EXERCISE DATA:
# Academich/translation-transformer

Measured on AMD Instinct MI355X. Metric: reactions/sec (SMILES decoded), greedy speculative, higher is better.
Workload: dtype f32

## Files before the change

### include/ttx.h

```cpp
#ifndef TTX_H
#define TTX_H

#include <stdint.h>

#ifdef __cplusplus
extern "C" {
#endif

#define TTX_ABI_VERSION 4

typedef enum ttx_status {
  TTX_OK = 0,
  TTX_ERR_INVALID = -1,
  TTX_ERR_HIP = -2,
  TTX_ERR_NO_DEVICE = -3,
  TTX_ERR_REFERENCE = -4,
  TTX_ERR_NOMEM = -5,
  TTX_ERR_ROW_REPLAY = -6,
  TTX_ERR_MAX_STEPS = -7
} ttx_status;

typedef struct ttx_config {
  int32_t vocab_size;
  int32_t src_vocab_size;
// ... 244 lines not shown
  int32_t max_len, beam_size;
  float   temperature;
  int32_t pad_token, bos_token, eos_token;
  uint64_t seed;
} ttx_sbs_params;
typedef struct ttx_sbs_trace {
  int32_t* d_parent; int32_t* d_token;
  float* d_phi; float* d_g;
} ttx_sbs_trace;
int ttx_sbs_generate(ttx_session* s, const int64_t* d_src, int B, int Ls, const int64_t* d_row_keys, const ttx_sbs_params* p,
                     int64_t* d_out, float* d_logp, float* d_gumbel, const ttx_sbs_trace* trace_or_null,
                     ttx_beam_search_stats* stats, void* stream);

typedef struct ttx_sbs_filter {
  int32_t top_k;
  float   top_p;
} ttx_sbs_filter;
int ttx_sbs_generate_ex(ttx_session* s, const int64_t* d_src, int B, int Ls, const int64_t* d_row_keys, const ttx_sbs_params* p,
                        const ttx_sbs_filter* f_or_null, const int64_t* d_prefix, int ld_prefix, const int32_t* h_prefix_len,
                        int64_t* d_out, float* d_logp, float* d_gumbel, const ttx_sbs_trace* trace_or_null,
                        ttx_beam_search_stats* stats, void* stream);
int ttx_sbs_generate_bias(ttx_session* s, const int64_t* d_src, int B, int Ls, const int64_t* d_row_keys, const ttx_sbs_params* p,
                          const ttx_sbs_filter* f_or_null, const int64_t* d_prefix, int ld_prefix, const int32_t* h_prefix_len,
                          const float* d_bias, int ld_bias, int64_t* d_out, float* d_logp, float* d_gumbel,
                          const ttx_sbs_trace* trace_or_null, ttx_beam_search_stats* stats, void* stream);

typedef struct ttx_sbs_pool_stats {
  int64_t model_calls;
  int64_t running_rows;
  int64_t src_tokens_padded;
  int64_t live_slots;
  double  decode_ms;
  int32_t status;
  int32_t pad_;
  int32_t* d_src_running_rows;
} ttx_sbs_pool_stats;
int ttx_sbs_generate_pool(ttx_session** sessions, int n_sessions, const int64_t* d_src, int S_total, int Ls_all,
                          const int32_t* h_len, const int64_t* d_row_keys, int capacity ,
                          const ttx_sbs_params* p, const ttx_sbs_filter* f_or_null,
                          const int64_t* d_prefix, int ld_prefix, const int32_t* h_prefix_len,
                          int64_t* d_out , float* d_logp, float* d_gumbel ,
                          ttx_sbs_pool_stats* stats, void* stream);

int ttx_greedy_speculative_generate_many(ttx_session** sessions, int n_sessions, int n_batches,
                                         const int64_t* const* d_src, const int* B, const int* Ls,
                                         const ttx_gen_params* p, int64_t* const* d_out, ttx_gen_stats* stats,
                                         void* stream);

int ttx_greedy_speculative_generate_rows(ttx_session** sessions, int n_sessions, int n_batches,
                                         const int64_t* const* d_src, const int* B, const int* Ls,
                                         const ttx_gen_params* p, int64_t* const* d_out, int16_t* const* d_traj,
                                         int32_t* const* d_fin_step, ttx_gen_stats* stats, void* stream);

int ttx_greedy_speculative_generate_pool(ttx_session** sessions, int n_sessions, const int64_t* d_src, int R_total, int Ls_all,
                                         const int32_t* h_len, int capacity, const ttx_gen_params* p, int64_t* d_out,
                                         int16_t* d_traj, int32_t* d_fin_step, ttx_gen_stats* stats, void* stream);

typedef struct ttx_tokenizer ttx_tokenizer;
int  ttx_tokenizer_create(const char* const* tokens, const int32_t* ids, int n, ttx_tokenizer** out);
void ttx_tokenizer_destroy(ttx_tokenizer* t);
int  ttx_tokenizer_encode(const ttx_tokenizer* t, const char* line, int32_t* out, int cap);
int  ttx_tokenizer_encode_batch(const ttx_tokenizer* t, const char* const* lines, int B, int64_t* out, int cap_cols);
int  ttx_tokenizer_decode(const ttx_tokenizer* t, const int64_t* ids, int n, char* out, int cap);

int ttx_debug_step_snapshot(ttx_session* s, int32_t* info, float* h_logits, int32_t* h_act, int32_t* h_front,
                            int32_t* h_gen);

int ttx_last_kernel_profile(ttx_session* s, double* gemm_ms, int64_t* gemm_launches, double* empty_pair_ms);

int ttx_debug_gemm_bench(ttx_session* s, int M, int N, int K, int splits, int variant, int reps, double* us_per_launch,
                         double* max_abs_diff);

int ttx_debug_gemm(ttx_session* s, const float* d_x, int ldx, const float* d_w, int ldw, const float* d_bias, float* d_y, int ldy,
                   const int32_t* d_m, int m_max, int N, int K, int relu, int splits, int64_t slab_stride, int variant, int tiling,
                   int32_t* kernel_id, void* stream);
int ttx_debug_gemm_act(ttx_session* s, const float* d_x, int ldx, const float* d_w, int ldw, const float* d_bias, float* d_y, int ldy,
                       const int32_t* d_m, int m_max, int N, int K, int activation, int splits, int64_t slab_stride, int variant,
                       int tiling, int32_t* kernel_id, void* stream);

int ttx_debug_finish_ln(ttx_session* s, const float* d_slabs, int n_slabs, int64_t slab_stride, const float* d_bias,
                        const float* d_resid, const float* d_g1, const float* d_b1, const float* d_g2, const float* d_b2,
                        const uint8_t* d_row_valid, float* d_y, const int32_t* d_m, int m_max, int d, float eps, void* stream);

int ttx_debug_attn(ttx_session* s, const float* d_q, int ldq, const float* d_k, const float* d_v, int ldkv, float* d_out, int H,
                   float scale, int L, int Lk, const int32_t* d_tok, int pad, const uint8_t* d_key_pad, const int32_t* d_mem_row,
                   const int32_t* d_act_idx, const int32_t* d_front, const int32_t* d_src_of, const int32_t* d_src_len,
                   const float* d_kcache, const float* d_vcache, int64_t cache_seq_stride, const int32_t* d_cache_slot, int gen_ld,
                   int N, int D, int mode, int groups, int n_active, int max_keys, int kernel, int32_t* kernel_id, void* stream);
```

WHAT IS NEEDED: Every line above must appear again in your reply, exactly as written.

SOLUTION FOR THIS PROBLEM:
# Academich/translation-transformer

Measured on AMD Instinct MI355X. Metric: reactions/sec (SMILES decoded), greedy speculative, higher is better.
Workload: dtype f32

## Files before the change

### include/ttx.h

```cpp
#ifndef TTX_H
#define TTX_H

#include <stdint.h>

#ifdef __cplusplus
extern "C" {
#endif

#define TTX_ABI_VERSION 4

typedef enum ttx_status {
  TTX_OK = 0,
  TTX_ERR_INVALID = -1,
  TTX_ERR_HIP = -2,
  TTX_ERR_NO_DEVICE = -3,
  TTX_ERR_REFERENCE = -4,
  TTX_ERR_NOMEM = -5,
  TTX_ERR_ROW_REPLAY = -6,
  TTX_ERR_MAX_STEPS = -7
} ttx_status;

typedef struct ttx_config {
  int32_t vocab_size;
  int32_t src_vocab_size;
// ... 244 lines not shown
  int32_t max_len, beam_size;
  float   temperature;
  int32_t pad_token, bos_token, eos_token;
  uint64_t seed;
} ttx_sbs_params;
typedef struct ttx_sbs_trace {
  int32_t* d_parent; int32_t* d_token;
  float* d_phi; float* d_g;
} ttx_sbs_trace;
int ttx_sbs_generate(ttx_session* s, const int64_t* d_src, int B, int Ls, const int64_t* d_row_keys, const ttx_sbs_params* p,
                     int64_t* d_out, float* d_logp, float* d_gumbel, const ttx_sbs_trace* trace_or_null,
                     ttx_beam_search_stats* stats, void* stream);

typedef struct ttx_sbs_filter {
  int32_t top_k;
  float   top_p;
} ttx_sbs_filter;
int ttx_sbs_generate_ex(ttx_session* s, const int64_t* d_src, int B, int Ls, const int64_t* d_row_keys, const ttx_sbs_params* p,
                        const ttx_sbs_filter* f_or_null, const int64_t* d_prefix, int ld_prefix, const int32_t* h_prefix_len,
                        int64_t* d_out, float* d_logp, float* d_gumbel, const ttx_sbs_trace* trace_or_null,
                        ttx_beam_search_stats* stats, void* stream);
int ttx_sbs_generate_bias(ttx_session* s, const int64_t* d_src, int B, int Ls, const int64_t* d_row_keys, const ttx_sbs_params* p,
                          const ttx_sbs_filter* f_or_null, const int64_t* d_prefix, int ld_prefix, const int32_t* h_prefix_len,
                          const float* d_bias, int ld_bias, int64_t* d_out, float* d_logp, float* d_gumbel,
                          const ttx_sbs_trace* trace_or_null, ttx_beam_search_stats* stats, void* stream);

typedef struct ttx_sbs_pool_stats {
  int64_t model_calls;
  int64_t running_rows;
  int64_t src_tokens_padded;
  int64_t live_slots;
  double  decode_ms;
  int32_t status;
  int32_t pad_;
  int32_t* d_src_running_rows;
} ttx_sbs_pool_stats;
int ttx_sbs_generate_pool(ttx_session** sessions, int n_sessions, const int64_t* d_src, int S_total, int Ls_all,
                          const int32_t* h_len, const int64_t* d_row_keys, int capacity ,
                          const ttx_sbs_params* p, const ttx_sbs_filter* f_or_null,
                          const int64_t* d_prefix, int ld_prefix, const int32_t* h_prefix_len,
                          int64_t* d_out , float* d_logp, float* d_gumbel ,
                          ttx_sbs_pool_stats* stats, void* stream);

int ttx_greedy_speculative_generate_many(ttx_session** sessions, int n_sessions, int n_batches,
                                         const int64_t* const* d_src, const int* B, const int* Ls,
                                         const ttx_gen_params* p, int64_t* const* d_out, ttx_gen_stats* stats,
                                         void* stream);

int ttx_greedy_speculative_generate_rows(ttx_session** sessions, int n_sessions, int n_batches,
                                         const int64_t* const* d_src, const int* B, const int* Ls,
                                         const ttx_gen_params* p, int64_t* const* d_out, int16_t* const* d_traj,
                                         int32_t* const* d_fin_step, ttx_gen_stats* stats, void* stream);

int ttx_greedy_speculative_generate_pool(ttx_session** sessions, int n_sessions, const int64_t* d_src, int R_total, int Ls_all,
                                         const int32_t* h_len, int capacity, const ttx_gen_params* p, int64_t* d_out,
                                         int16_t* d_traj, int32_t* d_fin_step, ttx_gen_stats* stats, void* stream);

typedef struct ttx_tokenizer ttx_tokenizer;
int  ttx_tokenizer_create(const char* const* tokens, const int32_t* ids, int n, ttx_tokenizer** out);
void ttx_tokenizer_destroy(ttx_tokenizer* t);
int  ttx_tokenizer_encode(const ttx_tokenizer* t, const char* line, int32_t* out, int cap);
int  ttx_tokenizer_encode_batch(const ttx_tokenizer* t, const char* const* lines, int B, int64_t* out, int cap_cols);
int  ttx_tokenizer_decode(const ttx_tokenizer* t, const int64_t* ids, int n, char* out, int cap);

int ttx_debug_step_snapshot(ttx_session* s, int32_t* info, float* h_logits, int32_t* h_act, int32_t* h_front,
                            int32_t* h_gen);

int ttx_last_kernel_profile(ttx_session* s, double* gemm_ms, int64_t* gemm_launches, double* empty_pair_ms);

int ttx_debug_gemm_bench(ttx_session* s, int M, int N, int K, int splits, int variant, int reps, double* us_per_launch,
                         double* max_abs_diff);

int ttx_debug_gemm(ttx_session* s, const float* d_x, int ldx, const float* d_w, int ldw, const float* d_bias, float* d_y, int ldy,
                   const int32_t* d_m, int m_max, int N, int K, int relu, int splits, int64_t slab_stride, int variant, int tiling,
                   int32_t* kernel_id, void* stream);
int ttx_debug_gemm_act(ttx_session* s, const float* d_x, int ldx, const float* d_w, int ldw, const float* d_bias, float* d_y, int ldy,
                       const int32_t* d_m, int m_max, int N, int K, int activation, int splits, int64_t slab_stride, int variant,
                       int tiling, int32_t* kernel_id, void* stream);

int ttx_debug_finish_ln(ttx_session* s, const float* d_slabs, int n_slabs, int64_t slab_stride, const float* d_bias,
                        const float* d_resid, const float* d_g1, const float* d_b1, const float* d_g2, const float* d_b2,
                        const uint8_t* d_row_valid, float* d_y, const int32_t* d_m, int m_max, int d, float eps, void* stream);

int ttx_debug_attn(ttx_session* s, const float* d_q, int ldq, const float* d_k, const float* d_v, int ldkv, float* d_out, int H,
                   float scale, int L, int Lk, const int32_t* d_tok, int pad, const uint8_t* d_key_pad, const int32_t* d_mem_row,
                   const int32_t* d_act_idx, const int32_t* d_front, const int32_t* d_src_of, const int32_t* d_src_len,
                   const float* d_kcache, const float* d_vcache, int64_t cache_seq_stride, const int32_t* d_cache_slot, int gen_ld,
                   int N, int D, int mode, int groups, int n_active, int max_keys, int kernel, int32_t* kernel_id, void* stream);
```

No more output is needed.